Ich bemerkte, dass sie beide in Mäntel gehüllt waren und sich zu verbergen schienen. Als sie nebeneinander an der Tür der Kutsche standen, bemerkte ich auch, dass sie beide etwa in meinem Alter oder eher jünger waren und dass sie sich in Größe, Manier, Stimme und (soweit ich sehen konnte) auch im Gesicht sehr ähnlich waren.
„‘Sie sind Doktor Manette?’ sagte einer.
„‘Ich bin es.’
„‘Doktor Manette, ehemals aus Beauvais,’ sagte der andere; ‘der junge Arzt, ursprünglich ein erfahrener Chirurg, der in den letzten ein oder zwei Jahren in Paris einen aufsteigenden Ruf erlangt hat?’
„‘Meine Herren,’ erwiderte ich, ‘ich bin jener Doktor Manette, von dem Sie so freundlich sprechen.’
„‘Wir waren bei Ihnen zu Hause,’ sagte der erste, ‘und da wir nicht so glücklich waren, Sie dort zu finden, und informiert wurden, dass Sie wahrscheinlich in diese Richtung spazieren gingen, folgten wir in der Hoffnung, Sie einzuholen. Möchten Sie bitte in die Kutsche einsteigen?’
„Die Art beider war gebieterisch, und sie bewegten sich, während diese Worte gesprochen wurden, so, dass sie mich zwischen sich und die Tür der Kutsche stellten. Sie waren bewaffnet. Ich war es nicht.
„‘Meine Herren,’ sagte ich, ‘verzeihen Sie; aber ich frage normalerweise, wer mir die Ehre antut, meine Hilfe zu suchen, und was die Natur des Falls ist, zu dem ich gerufen werde.’
„Die Antwort darauf gab der, der als zweiter gesprochen hatte. ‘Doktor, Ihre Klienten sind Leute von Stand. Was die Natur des Falls betrifft, so versichert uns unser Vertrauen in Ihr Können, dass Sie es besser selbst herausfinden werden, als wir es beschreiben können. Genug. Möchten Sie bitte in die Kutsche einsteigen?’
„Ich konnte nichts anderes tun, als nachzugeben, und ich stieg schweigend ein. Sie beide stiegen nach mir ein—der letzte sprang hinein, nachdem er die Stufen hochgeklappt hatte. Die Kutsche drehte sich um und fuhr mit der früheren Geschwindigkeit weiter.
„Ich wiederhole dieses Gespräch genau so, wie es stattfand. Ich habe keinen Zweifel, dass es Wort für Wort dasselbe ist. Ich beschreibe alles genau so, wie es geschah, und zwinge meinen Geist, nicht von der Aufgabe abzuschweifen. Wo ich die gebrochenen Zeichen mache, die hier folgen, höre ich für die Zeit auf und lege mein Papier an seinen Versteckplatz.

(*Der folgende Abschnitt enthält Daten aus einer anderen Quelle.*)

# zubair-irshad/HunyuanWorld-Mirror

Hardware: AMD Instinct MI355X
Metric: views/sec (higher is better)
Workload: dtype bf16; 1 GPU; 8-view 518x518 bf16, no priors, camera+depth+pointmap+normal heads, 8 views/GPU, full 1.23B-param arch; views_per_gpu=8, global_views=8, parallelism=view-shard x1, collective=none (1 GPU)

## Files before the change

### hunyuanworld-mirror_amd/_lib.py

```python
from __future__ import annotations

import ctypes as C
import os

import torch

_HERE = os.path.dirname(os.path.abspath(__file__))
LIB_PATH = os.environ.get("WM_HIP_LIB") or os.path.join(_HERE, "libwm_hip.so")

WM_DT = {"bf16": 0, "f16": 1, "fp16": 1, "float16": 1, "bfloat16": 0}
EPI_F32, EPI_T16, EPI_GELU_T16, EPI_RESID = 0, 1, 2, 3


class wm_config(C.Structure):
    _fields_ = [
        ("img_size", C.c_int32), ("patch_size", C.c_int32), ("embed_dim", C.c_int32), ("gs_dim", C.c_int32),
        ("enable_cond", C.c_int32), ("enable_cam", C.c_int32), ("enable_pts", C.c_int32), ("enable_depth", C.c_int32),
        ("enable_norm", C.c_int32), ("enable_gs", C.c_int32),
        ("depth", C.c_int32), ("num_heads", C.c_int32), ("mlp_ratio", C.c_int32), ("num_register_tokens", C.c_int32),
        ("intermediate_idxs", C.c_int32 * 4),
        ("rope_freq", C.c_float),
        ("dino_depth", C.c_int32), ("dino_heads", C.c_int32),
        ("cam_trunk_depth", C.c_int32), ("cam_heads", C.c_int32), ("cam_steps", C.c_int32),
        ("dpt_features", C.c_int32),
# ... 2 lines not shown
    ]


_FP = C.c_void_p


class wm_outputs(C.Structure):
    _fields_ = [(n, _FP) for n in (
        "camera_params", "camera_poses", "camera_intrs", "depth", "depth_conf", "pts3d", "pts3d_conf",
        "normals", "normals_conf", "gs_depth", "gs_depth_conf", "splat_means", "splat_quats", "splat_scales",
        "splat_opacities", "splat_sh", "splat_weights")] + [("taps", _FP * 4)]


class wm_raster_options(C.Structure):
    _fields_ = [("antialiased", C.c_int), ("depth_mode", C.c_int), ("eps2d", C.c_float), ("near_plane", C.c_float), ("far_plane", C.c_float),
                ("radius_clip", C.c_float), ("backgrounds", C.c_void_p)]
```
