# CognitiveAISystems/pogema

Hardware: AMD Instinct MI355X
Metric: agent-steps/sec (whole node), 64-agent 64x64 grid, batch=8192 envs (higher is better)
Workload: dtype u32

## Files before the change

include/pogema_amd.h:

```cpp
#ifndef POGEMA_AMD_H
#define POGEMA_AMD_H

#include <stddef.h>
#include <stdint.h>

#ifdef __cplusplus
extern "C" {
#endif

#define PGX_ABI_VERSION 6

#define PGX_OK 0
#define PGX_E_INVALID (-1)
#define PGX_E_HIP (-2)
#define PGX_E_NOMEM (-3)
#define PGX_E_STATE (-4)
#define PGX_E_PLACEMENT (-5)

#define PGX_COLLISION_PRIORITY 0
#define PGX_COLLISION_BLOCK_BOTH 1
#define PGX_COLLISION_SOFT 2

#define PGX_ON_TARGET_FINISH 0
#define PGX_ON_TARGET_RESTART 1
// ... 53 lines not shown

int pgx_create(const pgx_config* cfg, int device, pgx_env** out);
int pgx_destroy(pgx_env* env);
int pgx_check_config(const pgx_config* cfg);

int64_t pgx_obs_elems(const pgx_env* env);
int64_t pgx_agent_elems(const pgx_env* env);

int pgx_reset_from_state(pgx_env* env, const uint8_t* obstacles, const int32_t* agent_xy,
                         const int32_t* target_xy, void* stream);

int pgx_reset_random(pgx_env* env, float density, uint64_t seed, const uint8_t* shared_map,
                     const uint8_t* env_mask, int32_t max_retries, void* stream);

int pgx_regenerate(pgx_env* env, const uint8_t* env_mask, float density, uint64_t seed, const uint8_t* shared_map,
                   int32_t max_retries, void* obs, void* stream);
int64_t pgx_regenerate_failures(pgx_env* env, void* stream);

int pgx_set_map_pool(pgx_env* env, const uint8_t* maps, int32_t num_maps, int32_t* capacity_out, void* stream);
int pgx_reset_pool(pgx_env* env, uint64_t seed, const uint8_t* env_mask, int32_t max_retries, void* stream);
int pgx_regenerate_pool(pgx_env* env, const uint8_t* env_mask, uint64_t seed, int32_t max_retries, void* obs,
                        void* stream);
int pgx_get_map_index(pgx_env* env, int32_t* map_index, void* stream);

int pgx_get_map(pgx_env* env, uint8_t* obstacles, void* stream);

int pgx_step(pgx_env* env, const void* actions, int action_dtype, void* obs, float* rewards,
             uint8_t* terminated, uint8_t* truncated, uint8_t* is_active, void* stream);

int pgx_step_held(pgx_env* env, const void* actions, int action_dtype, void* obs, uint8_t* held, int32_t refresh,
                  float* rewards, uint8_t* terminated, uint8_t* truncated, uint8_t* is_active, void* stream);
int pgx_held_available(const pgx_env* env);

int pgx_xcd_shares(pgx_env* env, int32_t* shares);
int pgx_xcd_tune(pgx_env* env, void* obs, void* obs_alt, int32_t rounds, float* us_equal, float* us_tuned, void* stream);

typedef struct pgx_geometry {
    int32_t lanes_per_env;
    int32_t waves;
    int32_t envs_per_wave;
    int32_t multi_wave;
    int32_t p16;
    int32_t stagger;
    int32_t store_policy;
    int32_t state_stores;
    int32_t grid;
    int32_t lds_bytes;
    int32_t for_rollout;
    int32_t xcd_aware;
} pgx_geometry;
int pgx_get_geometry(const pgx_env* env, int32_t for_rollout, pgx_geometry* out);

typedef struct pgx_rollout_io {
    const void* actions;
    void* obs;
    float* rewards;
    uint8_t* terminated;
    uint8_t* truncated;
    uint8_t* is_active;
    uint8_t* episode_done;
    float* metrics;
    int32_t action_dtype;
    int32_t obs_slots;
    int64_t obs_slot_stride;
    uint64_t policy_seed;
    int64_t policy_step0;
// ... 197 lines not shown
```

pogema_amd/_lib.py:

```python
from __future__ import annotations

import ctypes as C
import os

_HERE = os.path.dirname(os.path.abspath(__file__))
LIB_PATH = os.environ.get("PGX_LIB") or os.path.join(_HERE, "libpogema_amd.so")

PGX_ABI_VERSION = 6

COLLISION_SYSTEMS = {"priority": 0, "block_both": 1, "soft": 2}
ON_TARGET = {"finish": 0, "restart": 1, "nothing": 2}
ACTION_DTYPES = {"int8": 0, "int32": 1, "int64": 2}
SOFT_VERTEX_RULES = {"lowest_index": 0, "all_stay": 1}
SOFT_OCCUPANCY = {"index_order": 0, "exact": 1}
COOP_REWARDS = {"all_solved": 0, "per_agent": 1}
BAD_ACTIONS = {"noop": 0, "flag": 1}
LIFELONG_RNGS = {"build": 0, "numpy": 1}
def _obs_dtypes():
    import torch
    return {torch.float32: 0, torch.uint8: 1, torch.bfloat16: 2, torch.float16: 3}
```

„Die Kutsche verließ die Straßen, passierte die Nordbarriere und trat auf die Landstraße. Nach zwei Dritteln einer Liga von der Barriere—ich schätzte die Entfernung zu diesem Zeitpunkt nicht, aber später, als ich sie durchquerte—bog sie von der Hauptstraße ab und hielt bald an einem einsamen Haus. Wir drei stiegen aus und gingen, auf einem feuchten, weichen Pfad in einem Garten, wo ein vernachlässigter Brunnen übergelaufen war, zur Tür des Hauses. Sie wurde nicht sofort geöffnet, als auf die Klingel gedrückt wurde, und einer meiner beiden Begleiter schlug dem Mann, der sie öffnete, mit seinem schweren Reit-Handschuh ins Gesicht.
„In dieser Handlung war nichts, was meine besondere Aufmerksamkeit erregte, denn ich hatte gesehen, dass gewöhnliche Leute häufiger geschlagen wurden als Hunde. Aber der andere der beiden, ebenfalls wütend, schlug den Mann auf die gleiche Weise mit seinem Arm; das Aussehen und das Verhalten der Brüder waren dann so genau gleich, dass ich sie dann zum ersten Mal als Zwillingsbrüder erkannte.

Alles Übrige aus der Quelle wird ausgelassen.